とても暑い日が続きます。暑さに弱い私にとって厳しい季節ですが、なんとか研究の方もすすめています。
近年、一部大企業による国際的租税回避の横行が問題視され、その対抗策がOECDにより提案されています。これにより大企業は新たに様々な事務とリスクを負担することになりました。
現在は、OECDとG20が主導して国際合意に至り、昨年その内容が明らかになったグローバル・ミニマム課税の手続的な面について検討しています。
連結売上高750億ユーロ(約1100億円)以上の多国籍企業は、このグローバル・ミニマム課税によって、ある国における負担税率が15%未満の場合、国別の実効税率15%に達するまでの税額を(典型的には)本国で課税されることになりました。
国別の実効税率15%未満かどうかについて、基本的に企業側で詳細な計算を行って、「情報申告書」という形でその結果を提出しないといけないことになっています。日本でも、来年度からこの制度が導入されます。

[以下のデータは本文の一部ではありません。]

## Read trailing GEMM C rows through a row table to fold pivot row moves

Adds an optional row-index table to the trailing-update GEMM and Ozaki GEMM so C rows can be gathered through indirection instead of first being physically moved. The pivot push is restructured: phase 1 only extracts A01 rows, and phases 2/3 copy both pivot and displaced rows through a doubled tmp buffer over a column window. This lets the LU step restrict row swaps to a column range and let the GEMM read unmoved rows directly, cutting row-copy traffic. It costs extra shared memory for the row table and indirect C loads, and widens the tmp buffer.

```diff
diff --git a/conflux_b200/__init__.py b/conflux_b200/__init__.py
--- a/conflux_b200/__init__.py
+++ b/conflux_b200/__init__.py
@@ -616,7 +616,7 @@
 
     @staticmethod
     def gemm_tn_window(AT, B, C, M, N, K, alpha=1.0, beta=0.0, at_off=(0, 0), b_off=(0, 0), c_off=(0, 0), in_place=True,
-                       reps=1):
+                       reps=1, crow=None):
         AT = np.ascontiguousarray(AT, dtype=np.float64)
         B = np.ascontiguousarray(B, dtype=np.float64)
         C = np.ascontiguousarray(C, dtype=np.float64)
@@ -627,6 +627,7 @@
                                      at_off[0] * AT.shape[1] + at_off[1], B.ctypes.data, B.shape[0], B.shape[1],
                                      b_off[0] * B.shape[1] + b_off[1], C.ctypes.data, C.shape[0], C.shape[1],
                                      int(c_off[0]), int(c_off[1]), float(alpha), float(beta), 1 if in_place else 0,
+                                     _ptr(None if crow is None else np.ascontiguousarray(crow, dtype=np.int32)),
                                      D.ctypes.data, Cout.ctypes.data, int(reps), ctypes.byref(ms)), "dbg_gemm_tn")
         return D, Cout, ms.value
 
@@ -983,6 +984,18 @@
         return dict(D=D, ms=ms.value, split_ms=sms.value, pa=pa, pb=pb, ea=ea, eb=eb)
 
     @staticmethod
+    def ozaki_gemm_rows(AT, B, C, c_off=0, crow=None):
+        AT = np.ascontiguousarray(AT, dtype=np.float64)
+        B = np.ascontiguousarray(B, dtype=np.float64)
+        C = np.ascontiguousarray(C, dtype=np.float64)
+        K, M = AT.shape
+        rows = None if crow is None else np.ascontiguousarray(crow, dtype=np.int32)
+        D = np.empty_like(C)
+        check(lib().cflx_dbg_ozaki_gemm_rows(M, B.shape[1], K, AT.ctypes.data, B.ctypes.data, C.ctypes.data, C.shape[0],
+                                             int(c_off), _ptr(rows), D.ctypes.data), "dbg_ozaki_gemm_rows")
+        return D
+
+    @staticmethod
     def push_pivots(A, pivot_rows, fnpr):
         A = np.array(A, dtype=np.float64, order="C")
         piv = np.ascontiguousarray(pivot_rows, dtype=np.int32)
diff --git a/conflux_b200/_lib.py b/conflux_b200/_lib.py
--- a/conflux_b200/_lib.py
+++ b/conflux_b200/_lib.py
@@ -24,7 +24,7 @@
     "cflx_lu_get_permutation", "cflx_lu_residual", "cflx_lu_validate", "cflx_lu_solve", "cflx_lu_solve_trans", "cflx_rhs_local_cols", "cflx_lu_solve_local", "cflx_lu_rcond", "cflx_lu_refine", "cflx_lu_refine_x", "cflx_lu_equilibrate", "cflx_lu_svx", "cflx_lu_equilibrate_b", "cflx_lu_svxx", "cflx_lu_inverse", "cflx_lu_det", "cflx_lu_launch_count", "cflx_lu_uses_ozaki", "cflx_lu_set_profiling", "cflx_lu_phase_ms", "cflx_lu_timeline",
     "cflx_lu_set_kernel_timing", "cflx_lu_trailing_stats", "cflx_lu_destroy", "cflx_chol_auto_grid", "cflx_chol_auto_tile", "cflx_chol_dims", "cflx_chol_init_matrix_host",
     "cflx_chol_create", "cflx_chol_info", "cflx_chol_set_local", "cflx_chol_factor", "cflx_chol_factor_ldlt", "cflx_chol_rbt", "cflx_chol_rbt_solve", "cflx_chol_rbt_apply_local", "cflx_chol_get_signs", "cflx_chol_get_input", "cflx_chol_get_local", "cflx_chol_validate",
-    "cflx_chol_solve", "cflx_chol_solve_local", "cflx_chol_rcond", "cflx_chol_refine", "cflx_chol_refine_x", "cflx_chol_equilibrate", "cflx_chol_svx", "cflx_chol_equilibrate_b", "cflx_chol_svxx", "cflx_chol_inverse", "cflx_chol_det", "cflx_chol_launch_count", "cflx_chol_destroy", "cflx_dbg_gemm_tn", "cflx_dbg_gemm_narrow", "cflx_dbg_gemm_narrow_tn", "cflx_dbg_gemm_narrow_window", "cflx_dbg_diag_solve", "cflx_dbg_residual", "cflx_dbg_residual_x", "cflx_dbg_equil", "cflx_dbg_growth_cols", "cflx_dbg_inverse_share", "cflx_dbg_solve_local_share", "cflx_dbg_norm_share", "cflx_dbg_rbt_share", "cflx_dbg_chol_validate_share", "cflx_dbg_lu_validate_share", "cflx_dbg_chol_gather_cols", "cflx_dbg_refine_assemble", "cflx_dbg_refine_columns", "cflx_dbg_det", "cflx_dbg_panel", "cflx_dbg_trsm", "cflx_dbg_diag_inverse", "cflx_dbg_potrf_tile", "cflx_dbg_ldlt_tile", "cflx_dbg_solve_signs", "cflx_dbg_getrf_nopiv_tile", "cflx_dbg_push_pivots", "cflx_dbg_ozaki_gemm", "cflx_dbg_wgmma_peak", "cflx_dbg_fp64_peak", "cflx_dbg_fp64_peak_ex",
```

グループの代表企業によって提出されるこの情報申告書は、国際的情報交換合意に従って、国家間で自動的に交換されます。税情報の透明性という意味では肯定されている枠組みですが、企業側の事務とリスク負担は間違いなく増大します。
EUのように人権条約や基本権憲章によって納税者の権利が保障されている環境があれば、均衡がとれているとも言えますが、日本では企業のそうした負担に対して、権利保護によるバランスが取れていないと感じます。

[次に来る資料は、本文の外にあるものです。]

template <int NT>
HD void wb_dpass(WbCore& L, WbDeriv& D, const ModelDev& md, double grav, double vscale_dyn, double vscale_kin, double ascale_kin, bool q_only, bool chol_g = false) {
    auto base_seed = [](int bs) { return bs < 3 ? 3 + bs : bs < 6 ? 36 + bs : 12 + bs; };
    auto zero_rest = [&](int seed, int leg) {
        for (int f = 0; f < 4; f++) if (f != leg) for (int r = 0; r < 3; r++) {
            D.W[(6 + 3 * f + r) * WT + seed] = 0.0;
            if (seed >= 36) { L.dacc()[(3 * f + r) * 18 + seed - 36] = 0.0; L.dvel()[(3 * f + r) * 18 + seed - 36] = 0.0; }
        }
    };
    HS_PHASE(NT,
        WB_W1_STAMP_BEGIN()
        if (tid < 60 && !(q_only && ((tid >= 12 && tid < 36) || tid >= 48))) {
            const int t = tid; int seed, leg, slot = 0; bool part = t < 36;
            if (t < 12) { seed = base_seed(t >> 2); leg = t & 3; slot = t; }
            else if (t < 36) { const int bs = 6 + ((t - 12) >> 2); seed = base_seed(bs); leg = t & 3; slot = 4 * bs + leg; }
            else { const int jl = (t - 36) % 12; seed = (t < 48 ? 6 : 24) + jl; leg = jl / 3; }
            LaneCfg c = lane_cfg(md, false, 1.0, grav, 0.0, vscale_dyn, 1.0, -1, seed < 18 ? seed : -1, seed >= 18 ? seed - 18 : -1);
            c.l0 = leg; c.l1 = leg + 1; c.body = part && leg == 0; c.partial = part;
            DSink sk{&D, &L, seed, slot};
            wb_pass<Dual, DSink, 1>(c, L.x, L.x + 18, L.acc, L.cs, L.sn, L.fext, sk);
            if (!part) zero_rest(seed, leg);
        }
        const int kt = (NT >= 128) ? tid - 64 : tid;
        if (kt >= 0 && kt < 24) {
            const int t = kt; int seed, leg, slot = 0; const bool part = t < 12;
            if (part) { const int bs = 3 + (t >> 2); seed = base_seed(bs); leg = t & 3; slot = 4 * bs + leg; }
            else { const int jl = t - 12; seed = 42 + jl; leg = jl / 3; }
            LaneCfg c = lane_cfg(md, true, 0.0, 0.0, 1.0, vscale_kin, ascale_kin, -1, seed - 36, -1);
            c.l0 = leg; c.l1 = leg + 1; c.body = false; c.partial = part;
            DSink sk{&D, &L, seed, slot};
            wb_pass<Dual, DSink, 2>(c, L.x, L.x + 18, L.acc, L.cs, L.sn, L.fext, sk);
            if (!part) zero_rest(seed, leg);
        }
        for (int e = tid; e < 108; e += NT) { const int sd = e / 18, i = e % 18; D.W[i * WT + (sd < 3 ? sd : 33 + sd)] = 0.0; }
        for (int e = tid; e < 36; e += NT) { const int j = e / 12, r = e % 12; L.dacc()[r * 18 + j] = 0.0; L.dvel()[r * 18 + j] = 0.0; }
        if (NT >= 128 && chol_g && tid >= 64) WB_CHOL_G(D.LGs, D.rdGs, tid - 64);
        WB_W1_STAMP_END(6))
    HS_PHASE(NT, if (tid < (q_only ? 6 : 12)) {
        const int seed = base_seed(tid), tq = seed < 18 ? seed : seed >= 36 ? seed - 36 : -1;
        V3<Dual> fb = {Dual(0.0), Dual(0.0), Dual(0.0)}, nb = fb;
        for (int l = 0; l < 4; l++) {
            const double* p = D.JPW + 12 * (4 * tid + l);
            fb = fb + V3<Dual>{Dual(p[0], p[1]), Dual(p[2], p[3]), Dual(p[4], p[5])}; nb = nb + V3<Dual>{Dual(p[6], p[7]), Dual(p[8], p[9]), Dual(p[10], p[11])};
        }
        auto SC = [&](int i, Dual& s_, Dual& c_) { const double c0 = L.cs[i], s0 = L.sn[i]; const bool sd = (tq == i); s_ = Dual(s0, sd ? c0 : 0.0); c_ = Dual(c0, sd ? -s0 : 0.0); };
        Dual c3, s3, c4, s4, c5, s5;
        SC(3, s3, c3); SC(4, s4, c4); SC(5, s5, c5);
        DSink sk{&D, &L, seed, 0};
        sk.tau(5, nb.x);
        V3<Dual> f = rot<0>(c5, s5, fb), n = rot<0>(c5, s5, nb);
        sk.tau(4, n.y);
        f = rot<1>(c4, s4, f); n = rot<1>(c4, s4, n);
        sk.tau(3, n.z);
        f = rot<2>(c3, s3, f);
        sk.tau(0, f.x); sk.tau(1, f.y); sk.tau(2, f.z);
    })
}

HD double reb_barrier(double g, double delta) {
    if (g > delta) return -log(g);
    double t = (g - 2 * delta) / delta;
    return .5 * (t * t - 1) - log(delta);
}

HD double wb_constraint(PhaseC& P, const WbCore& L, int c) {
    if (P.go_torque >= 0 && c >= P.go_torque && c < P.go_torque + 24) { int i = c - P.go_torque; return i < 12 ? -L.u[i] + P.torque_limit : L.u[i - 12] + P.torque_limit; }
    if (P.go_jspeed >= 0 && c >= P.go_jspeed && c < P.go_jspeed + 24) { int i = c - P.go_jspeed; return i < 12 ? L.x[24 + i] - P.jspeed_lb : -L.x[24 + i - 12] + P.jspeed_ub; }
    if (P.go_joint >= 0 && c >= P.go_joint && c < P.go_joint + 24) { int i = c - P.go_joint; return i < 12 ? L.x[6 + i] - pick3(P.joint_lb, i % 3) : -L.x[6 + i - 12] + pick3(P.joint_ub, i % 3); }
    if (P.go_height >= 0 && c == P.go_height) return L.x[2] - P.h_min;
    int i = c - P.go_grf, a = i / 5, r = i % 5, f = feet_of(P)[a];
    double fx = L.grf[3 * f], fy = L.grf[3 * f + 1], fz = L.grf[3 * f + 2];
    if (r == 0) return fz;
    if (r == 1) return -fx + P.mu * fz;
    if (r == 2) return fx + P.mu * fz;
    if (r == 3) return -fy + P.mu * fz;
    return fy + P.mu * fz;
}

個人納税者と、法人(しかも大企業)は違うので、法人にそこまで権利保護を与えなくてもよいという考え方もありますが、私は、相手が個人であろうが法人であろうが、法に従って行動してもらうためには、義務負担と権利保護のバランスが必要だと思います。
グローバル・ミニマム課税に関して、問題は大規模多国籍企業にどこまで権利保護が必要かという点です。税理士という立場上、どうしても納税者側の立場になりがちですが、客観的なEU法の研究を通じてその点を考えています。
📷雨上がりのマリンパーク(昨日)
西側の埠頭にはいつも大型コンテナ船が停泊して積み下ろしをしています。